__device__ __forceinline__ float* mlp_layers_f32(const float* __restrict__ wb,
                                                 const MlpShape& sh,
                                                 float* bufA, float* bufB, float* partial,
                                                 int tid, int nthreads, int act_final) {
  float* x = bufA;
  float* y = bufB;
  for (int l = 0; l < sh.n_layers; ++l) {
    const int I = sh.dims[l], O = sh.dims[l + 1];
    const float* Wt = wb + sh.woff[l];
    const float* Bs = wb + sh.boff[l];
    const bool do_act = (l < sh.n_layers - 1) || act_final;

    if (sh.vec_ok[l]) {
      const int QT = O >> 2;
      const bool wide = QT > nthreads;
      const int PART = wide ? 1 : nthreads / QT;
      const int ip = wide ? 0 : tid / QT;
      if (ip < PART) {
        for (int oi = wide ? tid : tid % QT; oi < QT; oi += nthreads) {
          float acc[4] = {0.0f, 0.0f, 0.0f, 0.0f};
          const float* wcol = Wt + (oi << 2);
          typedef uint32_t u32x4v __attribute__((ext_vector_type(4)));
          auto ld = [&](int i) {
            u32x4v v = __builtin_nontemporal_load(
                reinterpret_cast<const u32x4v*>(wcol + (int64_t)i * O));
            uint4 w;
            w.x = v.x; w.y = v.y; w.z = v.z; w.w = v.w;
            return w;
          };
          int i = ip;
          const int step4 = PART * 4;
          if (i + 3 * PART < I) {
            uint4 c0 = ld(i), c1 = ld(i + PART), c2 = ld(i + 2 * PART),
                  c3 = ld(i + 3 * PART);
            for (; i + 7 * PART < I; i += step4) {
              const uint4 n0 = ld(i + 4 * PART), n1 = ld(i + 5 * PART),
                          n2 = ld(i + 6 * PART), n3 = ld(i + 7 * PART);
              f4_fma(c0, x[i], acc);
              f4_fma(c1, x[i + PART], acc);
              f4_fma(c2, x[i + 2 * PART], acc);
              f4_fma(c3, x[i + 3 * PART], acc);
              c0 = n0; c1 = n1; c2 = n2; c3 = n3;
            }
            f4_fma(c0, x[i], acc);
            f4_fma(c1, x[i + PART], acc);
            f4_fma(c2, x[i + 2 * PART], acc);
            f4_fma(c3, x[i + 3 * PART], acc);
            i += step4;
          }
          for (; i < I; i += PART) f4_fma(ld(i), x[i], acc);
#pragma unroll
          for (int q = 0; q < 4; ++q) partial[ip * O + (oi << 2) + q] = acc[q];
        }
      }
      __syncthreads();
      for (int o = tid; o < O; o += nthreads) {
        float s = Bs[o];
        for (int p = 0; p < PART; ++p) s += partial[p * O + o];
        y[o] = do_act ? tanhf(s) : s;
      }
    } else {
      const int PART = nthreads / O;
      if (PART > 1) {
        const int oi = tid % O, ip = tid / O;
        float acc = 0.0f;
        if (ip < PART) {
          es_walk_batched<float>(
              ip, PART, I, [&](int r) { return Wt[(int64_t)r * O + oi]; },
              [&](float w, int r) { acc = fmaf(w, x[r], acc); });
          partial[ip * O + oi] = acc;
        }
        __syncthreads();
        for (int o = tid; o < O; o += nthreads) {
          float s = Bs[o];
          for (int p = 0; p < PART; ++p) s += partial[p * O + o];
          y[o] = do_act ? tanhf(s) : s;
        }
      } else {
        for (int o = tid; o < O; o += nthreads) {
          float acc = Bs[o];
          es_walk_batched<float>(
              0, 1, I, [&](int r) { return Wt[(int64_t)r * O + o]; },
              [&](float w, int r) { acc = fmaf(w, x[r], acc); });
          y[o] = do_act ? tanhf(acc) : acc;
        }
      }
    }
    __syncthreads();
    float* t = x;
    x = y;
    y = t;
  }
  return x;
}

struct EsTE8 { uint16_t t; uint8_t e; };
struct EsTE16 { uint16_t t; uint16_t e; };

__device__ __forceinline__ void bf8e_fma_pair(uint4 t, const float* e8, float xp,
                                              float xm, float* accp, float* accm) {
  const uint32_t ts[4] = {t.x, t.y, t.z, t.w};
#pragma unroll
  for (int q = 0; q < 4; ++q) {
    const float t0 = bf2f((uint16_t)(ts[q] & 0xFFFFu));
    const float t1 = bf2f((uint16_t)(ts[q] >> 16));
    accp[2 * q] = fmaf(t0 + e8[2 * q], xp, accp[2 * q]);
    accm[2 * q] = fmaf(t0 - e8[2 * q], xm, accm[2 * q]);
    accp[2 * q + 1] = fmaf(t1 + e8[2 * q + 1], xp, accp[2 * q + 1]);
    accm[2 * q + 1] = fmaf(t1 - e8[2 * q + 1], xm, accm[2 * q + 1]);
  }
}

__device__ __forceinline__ void mlp_layers_pair_fp8(
    const uint16_t* __restrict__ tb, const uint8_t* __restrict__ eb8,
    const MlpShape& sh, float* bufAp, float* bufAm, float* bufBp, float* bufBm,
    float* partial, int tid, int nthreads, int act_final,
    float** xp_out, float** xm_out) {
  float* xp = bufAp;
  float* xm = bufAm;
  float* yp = bufBp;
  float* ym = bufBm;
  float* partm = partial + 256 * 8;
  for (int l = 0; l < sh.n_layers; ++l) {
    const int I = sh.dims[l], O = sh.dims[l + 1];
    const uint16_t* Tt = tb + sh.woff[l];
    const uint8_t* Et8 = eb8 + sh.woff[l];
    const uint16_t* TBs = tb + sh.boff[l];
    const uint8_t* EBs8 = eb8 + sh.boff[l];
    const bool do_act = (l < sh.n_layers - 1) || act_final;

    if (sh.vec_ok[l]) {
      const int OCT = O >> 3;
      const int PART = nthreads / OCT;
      const int oi = tid % OCT, ip = tid / OCT;
      float accp[8], accm[8];
#pragma unroll
      for (int q = 0; q < 8; ++q) accp[q] = accm[q] = 0.0f;
      if (ip < PART) {
        const int ro = I & 1;
        const int I2 = (I - ro) >> 1;
        const int rs2 = 2 * O;
        const uint16_t* tcol = Tt + (oi << 3);
        const uint8_t* ecol8 = Et8 + (int64_t)ro * O + (oi << 4);
        typedef uint32_t u32x4v __attribute__((ext_vector_type(4)));
        auto lde8 = [&](int i2) {
          u32x4v v = __builtin_nontemporal_load(
              reinterpret_cast<const u32x4v*>(ecol8 + (int64_t)i2 * rs2));
          uint4 w;
          w.x = v.x; w.y = v.y; w.z = v.z; w.w = v.w;
          return w;
        };
        auto ldt = [&](int r) {
          return *reinterpret_cast<const uint4*>(tcol + (int64_t)r * O);
        };
        auto fma_pairblk = [&](const uint4& e16, const uint4& ta, const uint4& tb_,
                               int r0) {
          float e8[8];
          fp8x4_decode(e16.x, e8);
          fp8x4_decode(e16.y, e8 + 4);
          bf8e_fma_pair(ta, e8, xp[r0], xm[r0], accp, accm);
          fp8x4_decode(e16.z, e8);
          fp8x4_decode(e16.w, e8 + 4);
          bf8e_fma_pair(tb_, e8, xp[r0 + 1], xm[r0 + 1], accp, accm);
        };
        if (ro && ip == 0) {
          float e8[8];
          const uint8_t* p0 = Et8 + (oi << 3);
          fp8x4_decode(*reinterpret_cast<const uint32_t*>(p0), e8);
          fp8x4_decode(*reinterpret_cast<const uint32_t*>(p0 + 4), e8 + 4);
          bf8e_fma_pair(ldt(0), e8, xp[0], xm[0], accp, accm);
        }
        int i2 = ip;
        const int step2 = PART * 2;
#if ES_FP8_WIDE4
        const int step4w = PART * 4;
        if (i2 + 3 * PART < I2) {
          uint4 e0 = lde8(i2), e1 = lde8(i2 + PART), e2 = lde8(i2 + 2 * PART),
                e3 = lde8(i2 + 3 * PART);
          uint4 t00 = ldt(ro + 2 * i2), t01 = ldt(ro + 2 * i2 + 1);
          uint4 t10 = ldt(ro + 2 * (i2 + PART)), t11 = ldt(ro + 2 * (i2 + PART) + 1);
          uint4 t20 = ldt(ro + 2 * (i2 + 2 * PART)), t21 = ldt(ro + 2 * (i2 + 2 * PART) + 1);
          uint4 t30 = ldt(ro + 2 * (i2 + 3 * PART)), t31 = ldt(ro + 2 * (i2 + 3 * PART) + 1);
          for (; i2 + 7 * PART < I2; i2 += step4w) {
            const uint4 ne0 = lde8(i2 + 4 * PART), ne1 = lde8(i2 + 5 * PART),
                        ne2 = lde8(i2 + 6 * PART), ne3 = lde8(i2 + 7 * PART);
            const uint4 nt00 = ldt(ro + 2 * (i2 + 4 * PART)),
                        nt01 = ldt(ro + 2 * (i2 + 4 * PART) + 1),
                        nt10 = ldt(ro + 2 * (i2 + 5 * PART)),
                        nt11 = ldt(ro + 2 * (i2 + 5 * PART) + 1),
                        nt20 = ldt(ro + 2 * (i2 + 6 * PART)),
                        nt21 = ldt(ro + 2 * (i2 + 6 * PART) + 1),
                        nt30 = ldt(ro + 2 * (i2 + 7 * PART)),
                        nt31 = ldt(ro + 2 * (i2 + 7 * PART) + 1);
            fma_pairblk(e0, t00, t01, ro + 2 * i2);
            fma_pairblk(e1, t10, t11, ro + 2 * (i2 + PART));
            fma_pairblk(e2, t20, t21, ro + 2 * (i2 + 2 * PART));
            fma_pairblk(e3, t30, t31, ro + 2 * (i2 + 3 * PART));
            e0 = ne0; e1 = ne1; e2 = ne2; e3 = ne3;
            t00 = nt00; t01 = nt01; t10 = nt10; t11 = nt11;
            t20 = nt20; t21 = nt21; t30 = nt30; t31 = nt31;
          }
          fma_pairblk(e0, t00, t01, ro + 2 * i2);
          fma_pairblk(e1, t10, t11, ro + 2 * (i2 + PART));
          fma_pairblk(e2, t20, t21, ro + 2 * (i2 + 2 * PART));
          fma_pairblk(e3, t30, t31, ro + 2 * (i2 + 3 * PART));
          i2 += step4w;
        }
#else
        if (i2 + PART < I2) {
          uint4 e0 = lde8(i2), e1 = lde8(i2 + PART);
          uint4 t00 = ldt(ro + 2 * i2), t01 = ldt(ro + 2 * i2 + 1);
          uint4 t10 = ldt(ro + 2 * (i2 + PART)), t11 = ldt(ro + 2 * (i2 + PART) + 1);
          for (; i2 + 3 * PART < I2; i2 += step2) {
            const uint4 ne0 = lde8(i2 + 2 * PART), ne1 = lde8(i2 + 3 * PART);
            const uint4 nt00 = ldt(ro + 2 * (i2 + 2 * PART)),
                        nt01 = ldt(ro + 2 * (i2 + 2 * PART) + 1),
                        nt10 = ldt(ro + 2 * (i2 + 3 * PART)),
                        nt11 = ldt(ro + 2 * (i2 + 3 * PART) + 1);
            fma_pairblk(e0, t00, t01, ro + 2 * i2);
            fma_pairblk(e1, t10, t11, ro + 2 * (i2 + PART));
            e0 = ne0; e1 = ne1;
            t00 = nt00; t01 = nt01; t10 = nt10; t11 = nt11;
          }
          fma_pairblk(e0, t00, t01, ro + 2 * i2);
          fma_pairblk(e1, t10, t11, ro + 2 * (i2 + PART));
          i2 += step2;
        }
#endif
        for (; i2 < I2; i2 += PART)
          fma_pairblk(lde8(i2), ldt(ro + 2 * i2), ldt(ro + 2 * i2 + 1), ro + 2 * i2);
#pragma unroll
        for (int q = 0; q < 8; ++q) {
          partial[(ip * OCT + oi) * 8 + q] = accp[q];
          partm[(ip * OCT + oi) * 8 + q] = accm[q];
        }
      }
      __syncthreads();
      for (int o = tid; o < O; o += nthreads) {
        const float tB = bf2f(TBs[o]), eB = fp8_byte(EBs8[o]);
        float sp = tB + eB, sm = tB - eB;
        const int oo = o >> 3, j = o & 7;
        for (int p = 0; p < PART; ++p) {
          sp += partial[(p * OCT + oo) * 8 + j];
          sm += partm[(p * OCT + oo) * 8 + j];
        }
        yp[o] = do_act ? tanhf(sp) : sp;
        ym[o] = do_act ? tanhf(sm) : sm;
      }
    } else {
      const int PART = nthreads / O;
      if (PART > 1) {
        const int oi = tid % O, ip = tid / O;
        float accp = 0.0f, accm = 0.0f;
        if (ip < PART) {
#if ES_HEAD_BATCH
          es_walk_batched<EsTE8>(
              ip, PART, I,
              [&](int r) {
                return EsTE8{Tt[(int64_t)r * O + oi], Et8[(int64_t)r * O + oi]};
              },
              [&](EsTE8 w, int r) {
                const float tw = bf2f(w.t), ew = fp8_byte(w.e);
                accp = fmaf(tw + ew, xp[r], accp);
                accm = fmaf(tw - ew, xm[r], accm);
              });
#else
          for (int i = ip; i < I; i += PART) {
            const float tw = bf2f(Tt[(int64_t)i * O + oi]);
            const float ew = fp8_byte(Et8[(int64_t)i * O + oi]);
            accp = fmaf(tw + ew, xp[i], accp);
            accm = fmaf(tw - ew, xm[i], accm);
          }
#endif
          partial[ip * O + oi] = accp;
          partm[ip * O + oi] = accm;
        }
        __syncthreads();
        for (int o = tid; o < O; o += nthreads) {
          const float tB = bf2f(TBs[o]), eB = fp8_byte(EBs8[o]);
          float sp = tB + eB, sm = tB - eB;
          for (int p = 0; p < PART; ++p) {
            sp += partial[p * O + o];
            sm += partm[p * O + o];
          }
          yp[o] = do_act ? tanhf(sp) : sp;
          ym[o] = do_act ? tanhf(sm) : sm;
        }
      } else {
        for (int o = tid; o < O; o += nthreads) {
          const float tB = bf2f(TBs[o]), eB = fp8_byte(EBs8[o]);
          float accp = tB + eB, accm = tB - eB;
#if ES_HEAD_BATCH
          es_walk_batched<EsTE8>(
              0, 1, I,
              [&](int r) {
                return EsTE8{Tt[(int64_t)r * O + o], Et8[(int64_t)r * O + o]};
              },
              [&](EsTE8 w, int r) {
                const float tw = bf2f(w.t), ew = fp8_byte(w.e);
                accp = fmaf(tw + ew, xp[r], accp);
                accm = fmaf(tw - ew, xm[r], accm);
              });
#else
          for (int i = 0; i < I; ++i) {
            const float tw = bf2f(Tt[(int64_t)i * O + o]);
            const float ew = fp8_byte(Et8[(int64_t)i * O + o]);
            accp = fmaf(tw + ew, xp[i], accp);
            accm = fmaf(tw - ew, xm[i], accm);
          }
#endif
          yp[o] = do_act ? tanhf(accp) : accp;
          ym[o] = do_act ? tanhf(accm) : accm;
        }
      }
    }
    __syncthreads();
    float* t = xp; xp = yp; yp = t;
    t = xm; xm = ym; ym = t;
  }
  *xp_out = xp;
  *xm_out = xm;
}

▶ **ACTIVITY**: In the records above, find the line containing "const float* Wt = wb + sh.woff[l];" and restate word for word every line from the first through that one.

▶ **TASK ANSWER**:
__device__ __forceinline__ float* mlp_layers_f32(const float* __restrict__ wb,
                                                 const MlpShape& sh,
                                                 float* bufA, float* bufB, float* partial,
                                                 int tid, int nthreads, int act_final) {
  float* x = bufA;
  float* y = bufB;
  for (int l = 0; l < sh.n_layers; ++l) {
    const int I = sh.dims[l], O = sh.dims[l + 1];
    const float* Wt = wb + sh.woff[l];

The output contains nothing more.